Exercise aim: The following data has a line with "x_b4 = hq ?" and a line with "const unsigned sbb = tp". Write out exactly those lines and all the lines between them.

Entries shown:
constexpr int TW = 32, TH = 16;
constexpr int CW = 17, CH = 9, CPIX = CW * CH;
constexpr int NPIX_S = 4 * CPIX;
constexpr int PLANE_S = NPIX_S * 16;
constexpr int SEG_S = (NPIX_S + 63) / 64;
constexpr int IN_S = 3 * PLANE_S + SEG_S * 256;
constexpr int LP = 33, LH = TH / 2 + 2, LW_ = TW / 2 + 2;
constexpr int NPIX_L = LP * LH;
constexpr int PLANE_L = NPIX_L * 16;
constexpr int SEG_L = (NPIX_L + 63) / 64;
constexpr int IN_L = 3 * PLANE_L + SEG_L * 256;
constexpr int W_GRAN_S = 9 * 3 * WSU_COB * 16;
constexpr int W_S = W_GRAN_S + 1024;
constexpr int W_UNITS_L = 8;
constexpr int W_GRAN_L = W_UNITS_L * 3 * WSU_COB * 16;
constexpr int W_L = W_GRAN_L + 1024;
constexpr int PIECES_S = W_S / 1024, PIECES_L = W_L / 1024;
constexpr int REGION = 80640;
constexpr int OFF_SW = IN_S, OFF_LIN = W_L, OFF_LW1 = W_L + IN_L;
constexpr int LDS_BIAS = 2 * REGION;
constexpr int MAX_COUT = 512;
// ... 221 lines not shown
    };
    unsigned a_off = 0, b_off = 0, hd_w = 0, hd_sa = 0, hd_b = 0, hd_sb = 0, x_w = 0, x_w4 = 0, x_sa = 0, x_sa4 = 0, x_b4 = 0;
    constexpr unsigned W4_IMM = (unsigned)((8 * 3 + 2) * 64) * 16u;
    unsigned tap_sel[5] = {};
    if constexpr (!H) {
        WSU_STATIC_FOR(5, tp, {
            constexpr int t0 = 2 * tp, t1 = (2 * tp + 1 < 9) ? 2 * tp + 1 : 2 * tp;
            tap_sel[tp] = ((hh ? tap_s(t1 / 3, t1 % 3) : tap_s(t0 / 3, t0 % 3)) + laneS) >> 2;
            asm volatile("" : "+v"(tap_sel[tp]));
        });
    }
    auto sync_step = [&](auto low_c) __attribute__((always_inline)) {
        constexpr bool LOW = decltype(low_c)::value;
        const unsigned r = next_region();
        in_off = LOW ? r + OFF_LIN : r;
        w_off = LOW ? r : r + OFF_SW;
        hh_q = hh;
        asm volatile("" : "+v"(hh_q));
        a_off = Lb + w_off + (unsigned)l31 * 16u + (unsigned)hh * 1024u;
        b_off = Lb + in_off + (unsigned)hh * (LOW ? PLANE_L : PLANE_S) + (LOW ? laneL : laneS);
        if constexpr (!H && !LOW) {
            const unsigned hq = (unsigned)hh_q, zero = Lb + (unsigned)LDS_ZERO;
            const unsigned w0 = Lb + w_off + (unsigned)l31 * 16u;
            x_w = w0 + hq * (unsigned)(3 * 64 * 16);
            x_w4 = hq ? zero - W4_IMM : w0;
            x_sa4 = Lb + w_off + W_GRAN_S + (unsigned)l31;
            x_sa = x_sa4 + hq * 64u;
            hd_b = Lb + in_off + 2 * PLANE_S + tap_sel[0] * 4u;
            hd_sb = Lb + in_off + 3 * PLANE_S + tap_sel[0];
            x_b4 = hq ? zero : Lb + in_off + 2 * PLANE_S + tap_sel[4] * 4u;
            asm volatile("" : "+v"(a_off), "+v"(b_off), "+v"(x_w), "+v"(x_w4), "+v"(x_sa), "+v"(x_sa4), "+v"(hd_b), "+v"(hd_sb), "+v"(x_b4));
        } else if constexpr (!H) {
            const int u = cls * 2 + hh_q;
            const unsigned pb = (unsigned)((py * LP + px) * 16) + (unsigned)hh_q * 16u + laneL;
            hd_w = Lb + w_off + (unsigned)((u * 3 + 2) * 64 + l31) * 16u;
            hd_sa = Lb + w_off + W_GRAN_L + (unsigned)(u * 64 + l31);
            hd_b = Lb + in_off + 2 * PLANE_L + pb;
            hd_sb = Lb + in_off + 3 * PLANE_L + (pb >> 2);
            asm volatile("" : "+v"(a_off), "+v"(b_off), "+v"(hd_w), "+v"(hd_sa), "+v"(hd_b), "+v"(hd_sb));
        } else {
            asm volatile("" : "+v"(a_off), "+v"(b_off));
        }
        __builtin_amdgcn_s_barrier();
        asm volatile("" ::: "memory");
    };
    struct Frag { u32x4 a[2]; u32x4 b[2]; int sa[2]; int sb[2]; };
    auto load_unit = [&](auto u_c, Frag& f) __attribute__((always_inline)) {
        constexpr int u = decltype(u_c)::value, tp = u / 3, k = u % 3;
        if constexpr (k == 0) {
            constexpr bool single = 2 * tp + 1 >= 9;
            constexpr unsigned wimm = (unsigned)((6 * tp + 2) * 64) * 16u;
            static_assert(!single || wimm == W4_IMM, "tap 8");
            const unsigned wb = single ? x_w4 : x_w, sab = single ? x_sa4 : x_sa;
            const unsigned bb = tp == 0 ? hd_b : (single ? x_b4 : Lb + in_off + 2 * PLANE_S + tap_sel[tp] * 4u);
            const unsigned sbb = tp == 0 ? hd_sb : Lb + in_off + 3 * PLANE_S + tap_sel[tp];
_Pragma("unroll")
            for (int m = 0; m < 2; ++m) { f.a[m] = *(lds_cu32x4*)(at(wb) + wimm + m * 512); f.sa[m] = *(lds_cuchar*)(at(sab) + 128 * tp + m * 32); }
_Pragma("unroll")
            for (int q = 0; q < 2; ++q) {
                f.b[q] = *(lds_cu32x4*)(at(bb) + q * QS);
                f.sb[q] = *(lds_cint*)(at(sbb) + q * (QS >> 2));
            }
        } else {
            constexpr int tap = 2 * tp + k - 1;
            const unsigned pb = b_off + tap_s(tap / 3, tap % 3);
_Pragma("unroll")
            for (int m = 0; m < 2; ++m) f.a[m] = *(lds_cu32x4*)(at(a_off) + ((tap * WPL) * 64) * 16 + m * 512);
_Pragma("unroll")
            for (int q = 0; q < 2; ++q) f.b[q] = *(lds_cu32x4*)(at(pb) + q * QS);
        }
    };
    auto mma_unit = [&](auto u_c, Frag& f, auto first_c) __attribute__((always_inline)) {
        constexpr int u = decltype(u_c)::value, k = u % 3;
        constexpr bool FIRST = decltype(first_c)::value && u == 0;
_Pragma("unroll")
        for (int m = 0; m < 2; ++m)
_Pragma("unroll")
            for (int q = 0; q < 2; ++q) {
                if constexpr (k != 0) wsu_mfma_f16(f.a[m], f.b[q], acc[m][q]);
                else if constexpr (FIRST) acc[m][q] = wsu_mfma_q4_z(f.a[m], f.b[q], f.sa[m], f.sb[q]);
                else wsu_mfma_q4(f.a[m], f.b[q], f.sa[m], f.sb[q], acc[m][q]);
            }
    };
    auto skip_units = [&](auto first_c) __attribute__((always_inline)) {
        constexpr bool FIRST = decltype(first_c)::value;
        if constexpr (!H) {
            constexpr int NU = 14;
            Frag fr[2];
            load_unit(std::integral_constant<int, 0>{}, fr[0]);
            WSU_STATIC_FOR(NU, u, {
                if constexpr (u + 1 < NU) load_unit(std::integral_constant<int, u + 1>{}, fr[(u + 1) % 2]);
                __builtin_amdgcn_sched_barrier(0);
                mma_unit(u_c, fr[u % 2], first_c);
                __builtin_amdgcn_sched_barrier(0);
            });
        } else {
            WSU_STATIC_FOR(9, tap, {
                u32x4 ah[2], bh[2];
                const unsigned pb = b_off + tap_s(tap / 3, tap % 3);
_Pragma("unroll")
                for (int m = 0; m < 2; ++m) ah[m] = *(lds_cu32x4*)(at(a_off) + ((tap * WPL) * 64) * 16 + m * 512);
_Pragma("unroll")
                for (int q = 0; q < 2; ++q) bh[q] = *(lds_cu32x4*)(at(pb) + q * QS);
_Pragma("unroll")
                for (int m = 0; m < 2; ++m)
_Pragma("unroll")
                    for (int q = 0; q < 2; ++q) {
                        if constexpr (FIRST && tap == 0) acc[m][q] = wsu_mfma_f16_z(ah[m], bh[q]);
                        else wsu_mfma_f16(ah[m], bh[q], acc[m][q]);
                    }
            });
        }
    };
    auto low_units = [&](auto dy_c) __attribute__((always_inline)) {
        constexpr int dy = decltype(dy_c)::value;
        constexpr unsigned WDY = dy ? (unsigned)(OFF_LW1) : 0u;
        const unsigned rowo = (unsigned)(((py + dy) * LP + px) * 16);
        if constexpr (!H) {
            const int u = cls * 2 + hh_q;
            u32x4 a4[2], b4[2]; int sa[2], sb[2];
            const unsigned pb = rowo + (unsigned)hh_q * 16u + laneL;
            const unsigned wb = dy == 0 ? hd_w : Lb + w_off + WDY + (unsigned)((u * 3 + 2) * 64 + l31) * 16u;
            const unsigned sab = dy == 0 ? hd_sa : Lb + w_off + WDY + W_GRAN_L + (unsigned)(u * 64 + l31);
            const unsigned bb = dy == 0 ? hd_b : Lb + in_off + 2 * PLANE_L + pb;
            const unsigned sbb = dy == 0 ? hd_sb : Lb + in_off + 3 * PLANE_L + (pb >> 2);
_Pragma("unroll")
            for (int m = 0; m < 2; ++m) { a4[m] = *(lds_cu32x4*)(at(wb) + m * 512); sa[m] = *(lds_cuchar*)(at(sab) + m * 32); }
_Pragma("unroll")
            for (int q = 0; q < 2; ++q) {
                b4[q] = *(lds_cu32x4*)(at(bb) + q * QL);
                sb[q] = *(lds_cint*)(at(sbb) + q * (QL >> 2));
            }
_Pragma("unroll")
            for (int m = 0; m < 2; ++m)
_Pragma("unroll")
                for (int q = 0; q < 2; ++q) wsu_mfma_q4(a4[m], b4[q], sa[m], sb[q], acc[m][q]);
        }
        WSU_STATIC_FOR(2, dx, {
            u32x4 ah[2], bh[2];
            const unsigned wb = a_off + WDY + (unsigned)(((cls * 2 + dx) * WPL) * 64) * 16u;
            const unsigned pb = b_off + rowo + dx * 16u;
_Pragma("unroll")
            for (int m = 0; m < 2; ++m) ah[m] = *(lds_cu32x4*)(at(wb) + m * 512);
_Pragma("unroll")
            for (int q = 0; q < 2; ++q) bh[q] = *(lds_cu32x4*)(at(pb) + q * QL);
_Pragma("unroll")
            for (int m = 0; m < 2; ++m)
_Pragma("unroll")
                for (int q = 0; q < 2; ++q) wsu_mfma_f16(ah[m], bh[q], acc[m][q]);
        });
    };

    auto finish_tile = [&]() __attribute__((always_inline)) {
        int l31o = l31, hho = hh, lro = lrow, lco = lcol;
        asm volatile("" : "+v"(l31o), "+v"(hho), "+v"(lro), "+v"(lco));
        const unsigned hw16 = (unsigned)(a.h * a.w) * 16u;
        const unsigned cbytes = (unsigned)wsu_q_chunk_bytes(a.h, a.w);
        const int nco = a.cout >> 4;
        const int X = cur.x0 + 2 * lco + px;
        const int Y0 = cur.y0 + 2 * (4 * rh + lro) + py, Y1 = Y0 + 4;
        const bool ok0 = Y0 < a.h && X < a.w, ok1 = Y1 < a.h && X < a.w;
        const unsigned off0 = (unsigned)(Y0 * a.w + X) * 16u, off1 = (unsigned)(Y1 * a.w + X) * 16u;
        const unsigned so0 = wsu_q_soff(Y0, X, a.tiles_x), so1 = wsu_q_soff(Y1, X, a.tiles_x);
        const unsigned hpl = hho ? hw16 : 0u;
        const bool okm = hho ? ok1 : ok0;
        unsigned og0 = ok0 ? off0 + hpl : OOB, og1 = ok1 ? off1 + hpl : OOB;
        unsigned oq = okm ? (hho ? off1 : off0) + 2u * hw16 : OOB, os = okm ? 3u * hw16 + (hho ? so1 : so0) : OOB;
        asm volatile("" : "+v"(og0), "+v"(og1), "+v"(oq), "+v"(os));
        const float relu_floor = a.relu ? 0.f : -__builtin_inff();
        float vmax = 0.f;
        WSU_STATIC_FOR(2, m, {
            WSU_STATIC_FOR(2, cp, {
                const int oc = cur.cb * 4 + m * 2 + cp;
                const int co0 = oc * 16 + 4 * hho;
                const f32x4 bx = *reinterpret_cast<const f32x4*>(s_bias + co0), by = *reinterpret_cast<const f32x4*>(s_bias + co0 + 8);
                f32x4 vx[2], vy[2];
_Pragma("unroll")
                for (int q = 0; q < 2; ++q)
_Pragma("unroll")
                    for (int e = 0; e < 4; ++e) {
                        const float x = fmaxf(acc[m][q][8 * cp + e] + bx[e], relu_floor), y = fmaxf(acc[m][q][8 * cp + 4 + e] + by[e], relu_floor);
                        vx[q][e] = x; vy[q][e] = y;
                        if constexpr (H) vmax = fmaxf(fmaxf(vmax, fabsf(x)), fabsf(y));
                    }
                if constexpr (H) {
                    char* base = a.y + ((size_t)cur.n * nco + oc) * (2u * hw16);
                    const auto rs = __builtin_amdgcn_make_buffer_rsrc(base, 0, (int)(2u * hw16), 0x00020000);
                    __builtin_amdgcn_raw_buffer_store_b128(wsu_h_granule(vx[0], vy[0]), rs, (int)og0, 0, 0);
                    __builtin_amdgcn_raw_buffer_store_b128(wsu_h_granule(vx[1], vy[1]), rs, (int)og1, 0, 0);
                    return;
                }
                u32x4 g0, g1; uint32_t dh0, dr0, sb0, dh1, dr1, sb1;
                const float mx0 = wsu_q4_pre(vx[0], vy[0], g0, dh0, dr0, sb0);
                const float mx1 = wsu_q4_pre(vx[1], vy[1], g1, dh1, dr1, sb1);
                vmax = wsu_max3(vmax, mx0, mx1);
                const u32x4 qg = wsu_q4_pair(dh0, dr0, dh1, dr1);
                char* base = a.y + ((size_t)cur.n * nco + oc) * cbytes;
                const auto rs = __builtin_amdgcn_make_buffer_rsrc(base, 0, (int)cbytes, 0x00020000);
                __builtin_amdgcn_raw_buffer_store_b128(g0, rs, (int)og0, 0, 0);
                __builtin_amdgcn_raw_buffer_store_b128(g1, rs, (int)og1, 0, 0);
                __builtin_amdgcn_raw_buffer_store_b128(qg, rs, (int)oq, 0, 0);
                __builtin_amdgcn_raw_buffer_store_b8((unsigned char)(hho ? sb1 : sb0), rs, (int)os, 0, 0);
            });
        });
        if (a.range_flag && __builtin_amdgcn_ballot_w64(!(vmax <= (H ? WSU_F16_RANGE : WSU_F8_RANGE))) != 0 && lane == 0) atomicOr(a.range_flag, 1u);
    };

    for (int t = 0; t < K; ++t) {
        sync_step(std::false_type{});
        skip_units(std::true_type{});
        for (int c = 1; c < a.nchS; ++c) {
            sync_step(std::false_type{});
            skip_units(std::false_type{});
        }
        for (int c = 0; c < a.nchL; ++c) {
            sync_step(std::true_type{});
            low_units(std::integral_constant<int, 0>{});
            low_units(std::integral_constant<int, 1>{});
        }
        finish_tile();
        if (t + 1 < K) cur = tile_of(a, lw + (t + 1) * G);
    }
}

Output of the task:
            x_b4 = hq ? zero : Lb + in_off + 2 * PLANE_S + tap_sel[4] * 4u;
            asm volatile("" : "+v"(a_off), "+v"(b_off), "+v"(x_w), "+v"(x_w4), "+v"(x_sa), "+v"(x_sa4), "+v"(hd_b), "+v"(hd_sb), "+v"(x_b4));
        } else if constexpr (!H) {
            const int u = cls * 2 + hh_q;
            const unsigned pb = (unsigned)((py * LP + px) * 16) + (unsigned)hh_q * 16u + laneL;
            hd_w = Lb + w_off + (unsigned)((u * 3 + 2) * 64 + l31) * 16u;
            hd_sa = Lb + w_off + W_GRAN_L + (unsigned)(u * 64 + l31);
            hd_b = Lb + in_off + 2 * PLANE_L + pb;
            hd_sb = Lb + in_off + 3 * PLANE_L + (pb >> 2);
            asm volatile("" : "+v"(a_off), "+v"(b_off), "+v"(hd_w), "+v"(hd_sa), "+v"(hd_b), "+v"(hd_sb));
        } else {
            asm volatile("" : "+v"(a_off), "+v"(b_off));
        }
        __builtin_amdgcn_s_barrier();
        asm volatile("" ::: "memory");
    };
    struct Frag { u32x4 a[2]; u32x4 b[2]; int sa[2]; int sb[2]; };
    auto load_unit = [&](auto u_c, Frag& f) __attribute__((always_inline)) {
        constexpr int u = decltype(u_c)::value, tp = u / 3, k = u % 3;
        if constexpr (k == 0) {
            constexpr bool single = 2 * tp + 1 >= 9;
            constexpr unsigned wimm = (unsigned)((6 * tp + 2) * 64) * 16u;
            static_assert(!single || wimm == W4_IMM, "tap 8");
            const unsigned wb = single ? x_w4 : x_w, sab = single ? x_sa4 : x_sa;
            const unsigned bb = tp == 0 ? hd_b : (single ? x_b4 : Lb + in_off + 2 * PLANE_S + tap_sel[tp] * 4u);
            const unsigned sbb = tp == 0 ? hd_sb : Lb + in_off + 3 * PLANE_S + tap_sel[tp];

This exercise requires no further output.